- SUPPLIED INFORMATION -
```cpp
size_t szn_seenmask_head_workspace_bytes(int B, int h, int w, int H, int W, int crop);
int szn_seenmask_head(int B, int h, int w, int ldc, int c0, int H, int W, int crop, const float* coarse,
                      const float* weight, const int64_t* target, int n_class, uint64_t seen_bits, float* loss,
                      float* stats, int64_t* conf, int64_t* pred, float* dscore2, float* dweight, void* workspace,
                      szn_stream_t stream);
int szn_seenmask_head_k(int B, int h, int w, int ldc, int c0, int H, int W, int crop, const float* coarse,
                        const float* weight, const int64_t* target, int n_class, const szn_class_set* seen, float* loss,
                        float* stats, int64_t* conf, int64_t* pred, float* dscore2, float* dweight, void* workspace,
                        szn_stream_t stream);
int szn_seenmask_margin(int B, int h, int w, int ldc, int c0, int H, int W, int crop,
                        const float* coarse, const float* weight, float* margin, szn_stream_t stream);
size_t szn_seenmask_score_wgrad_workspace_bytes(long M, int F);
int szn_seenmask_score_wgrad(int dtype, long M, int F, int ldf, const void* feat, const float* dscore2, float* dw,
                             float* db, void* workspace, szn_stream_t stream);

size_t szn_loss_workspace_bytes(int B, int H, int W);
int szn_cosine_loss_fwd(int B, int E, int H, int W, int K, const float* score,
                        const int64_t* target, const float* embed, const float* target_embed,
                        float* loss, float* stats, void* workspace, szn_stream_t stream);
int szn_cosine_loss_bwd(int B, int E, int H, int W, int K, const float* score,
                        const int64_t* target, const float* embed, const float* target_embed,
                        const float* stats, const float* gout, float* dscore, szn_stream_t stream);
int szn_mse_loss_fwd(int B, int E, int H, int W, int K, const float* score, const int64_t* target,
                     const float* embed, const float* target_embed, float* loss, float* stats,
                     void* workspace, szn_stream_t stream);
int szn_mse_loss_bwd(int B, int E, int H, int W, int K, const float* score, const int64_t* target,
                     const float* embed, const float* target_embed, const float* stats,
                     const float* gout, float* dscore, szn_stream_t stream);
int szn_ce2d_fwd(int B, int C, int H, int W, const float* score, const int64_t* target, const float* weight,
                 int size_average, float* loss, float* stats, int64_t* pred, void* workspace, szn_stream_t stream);
int szn_ce2d_bwd(int B, int C, int H, int W, const float* score, const int64_t* target, const float* weight,
                 int size_average, const float* stats, const float* gout, float* dscore, szn_stream_t stream);

int szn_embed_argmax(int B, int E, int H, int W, int K, const float* score, const float* embed,
                     int mode, uint64_t unseen_bits, const float* seenmask, const int64_t* target,
                     int64_t* pred, szn_stream_t stream);
int szn_embed_argmax_k(int B, int E, int H, int W, int K, const float* score, const float* embed,
                       int mode, const szn_class_set* unseen, const float* seenmask, const int64_t* target,
                       int64_t* pred, szn_stream_t stream);

int szn_confusion_hist(long npix, int K, const int64_t* label_true, const int64_t* label_pred,
                       uint64_t unseen_bits, int64_t* hist, szn_stream_t stream);
int szn_confusion_hist_k(long npix, int K, const int64_t* label_true, const int64_t* label_pred,
                         const szn_class_set* unseen, int64_t* hist, szn_stream_t stream);

size_t szn_fused_head_workspace_bytes(int B, int h, int w, int E, int K);
int szn_fused_head(int B, int h, int w, int E, int ldc, int c0, int H, int W, int crop, int K,
                   const float* coarse, const float* embed, const int64_t* target,
                   float* loss, float* stats, int64_t* pred, int dcoarse_dtype, void* dcoarse,
                   void* workspace, szn_stream_t stream);
int szn_fused_head_strided(int stride, int B, int h, int w, int E, int ldc, int c0, int H, int W, int crop, int K,
                           const float* coarse, const float* embed, const int64_t* target, float* loss, float* stats,
                           int64_t* pred, int dcoarse_dtype, void* dcoarse, void* workspace, szn_stream_t stream);
int szn_fused_head_prepare(int E, int K, const float* embed, void* workspace, szn_stream_t stream);
int szn_fused_head_prepared(int stride, int B, int h, int w, int E, int ldc, int c0, int H, int W, int crop, int K,
                            const float* coarse, const float* embed, const int64_t* target, float* loss, float* stats,
                            int64_t* pred, int dcoarse_dtype, void* dcoarse, void* workspace, szn_stream_t stream);
int szn_fused_head_grouped(int stride, int B, int h, int w, int E, int ldc, int c0, int H, int W, int crop, int K,
                           const float* coarse, const float* embed, const int64_t* target, const szn_class_set* unseen,
                           int group_mode, const int64_t* group_map, float* loss, float* stats, int64_t* pred,
                           int dcoarse_dtype, void* dcoarse, void* workspace, szn_stream_t stream);
// ... 161 lines not shown
```

zeroshotsemanticsegmentation_amd/_lib.py:

```python
import ctypes as C
import os

import torch

_HERE = os.path.dirname(os.path.abspath(__file__))
LIB_PATH = os.environ.get("SZN_LIB_PATH") or os.path.join(_HERE, "lib", "libszn_hip.so")

SZN_F32, SZN_BF16, SZN_F16 = 0, 1, 2
SZN_BF16X3 = 3


class SznError(RuntimeError):
    pass


class CallResult(C.Structure):
    _fields_ = [("colsum_rows", C.c_int), ("work_fraction", C.c_float)]


class ConvDesc(C.Structure):
    _fields_ = [(n, C.c_int) for n in (
        "dtype", "B", "Hi", "Wi", "Ci", "Ho", "Wo", "Co", "KH", "KW", "pad", "ldi", "ldo", "ldg", "relu", "out_f32")] + [
        ("workspace", C.c_void_p), ("workspace_bytes", C.c_size_t), ("colsum", C.c_void_p), ("pool_out", C.c_void_p),
        ("colsum_slab", C.c_void_p), ("colsum_slab_rows", C.c_int), ("pool_code", C.c_void_p), ("pool_only", C.c_int),
        ("cb_on", C.c_int), ("cb_rect", C.c_int * 4), ("cb_const", C.c_int * 4), ("reserved_cus", C.c_int),
        ("dw_lp", C.c_void_p), ("dw_lp_dtype", C.c_int), ("result", C.POINTER(CallResult))]

    def __init__(self, *a, **kw):
        super().__init__(*a, **kw)
        self.res = CallResult(0, 1.0)
        self.result = C.pointer(self.res)


class DeviceInfo(C.Structure):
    _fields_ = [("name", C.c_char * 128), ("arch", C.c_char * 32), ("compute_units", C.c_int),
                ("wavefront", C.c_int), ("lds_bytes_per_block", C.c_int), ("hbm_bytes", C.c_int64),
                ("clock_mhz", C.c_int)]


class AdamArgs(C.Structure):
    _fields_ = [("param", C.c_void_p), ("exp_avg", C.c_void_p), ("exp_avg_sq", C.c_void_p), ("w_lp", C.c_void_p),
                ("w_lp_dtype", C.c_int), ("lr", C.c_float), ("beta1", C.c_float), ("beta2", C.c_float), ("eps", C.c_float),
                ("weight_decay", C.c_float), ("step", C.c_int), ("grad_scale", C.c_float), ("grad_optional", C.c_int)]


MAX_CLASSES = 256
AUG_NPARAM = 9


class ClassSet(C.Structure):
    _fields_ = [("w", C.c_uint64 * 4)]


def class_set(classes):
    cs = ClassSet()
    any_ = False
    for k in classes or []:
        k = int(k)
        if not 0 <= k < MAX_CLASSES:
            raise SznError("class index %d outside [0, %d)" % (k, MAX_CLASSES))
        cs.w[k >> 6] |= 1 << (k & 63)
        any_ = True
    return C.byref(cs) if any_ else None


MS_MAX_VIEWS = 16
CALIB_MAX_GAMMAS = 64
SEEN_SWEEP_MAX_TAUS = 64
PSEUDO_BINS = 1024
OHEM_BINS = 1024


class MsView(C.Structure):
    _fields_ = [("coarse", C.c_void_p)] + [(n, C.c_int) for n in ("h", "w", "ldc", "c0", "Hs", "Ws", "flip")]


_P, _I, _L, _F, _U64, _SZ, _I64 = C.c_void_p, C.c_int, C.c_long, C.c_float, C.c_uint64, C.c_size_t, C.c_int64
_D = C.POINTER(ConvDesc)
_IP = C.POINTER(C.c_int)
_CS = C.POINTER(ClassSet)
_MV = C.POINTER(MsView)
_FP = C.POINTER(C.c_float)
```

- TASK BRIEF -
Copy each line of the listing that carries the string "ClassSet".

- SOLUTION TO THE EXERCISE -
class ClassSet(C.Structure):
    cs = ClassSet()
_CS = C.POINTER(ClassSet)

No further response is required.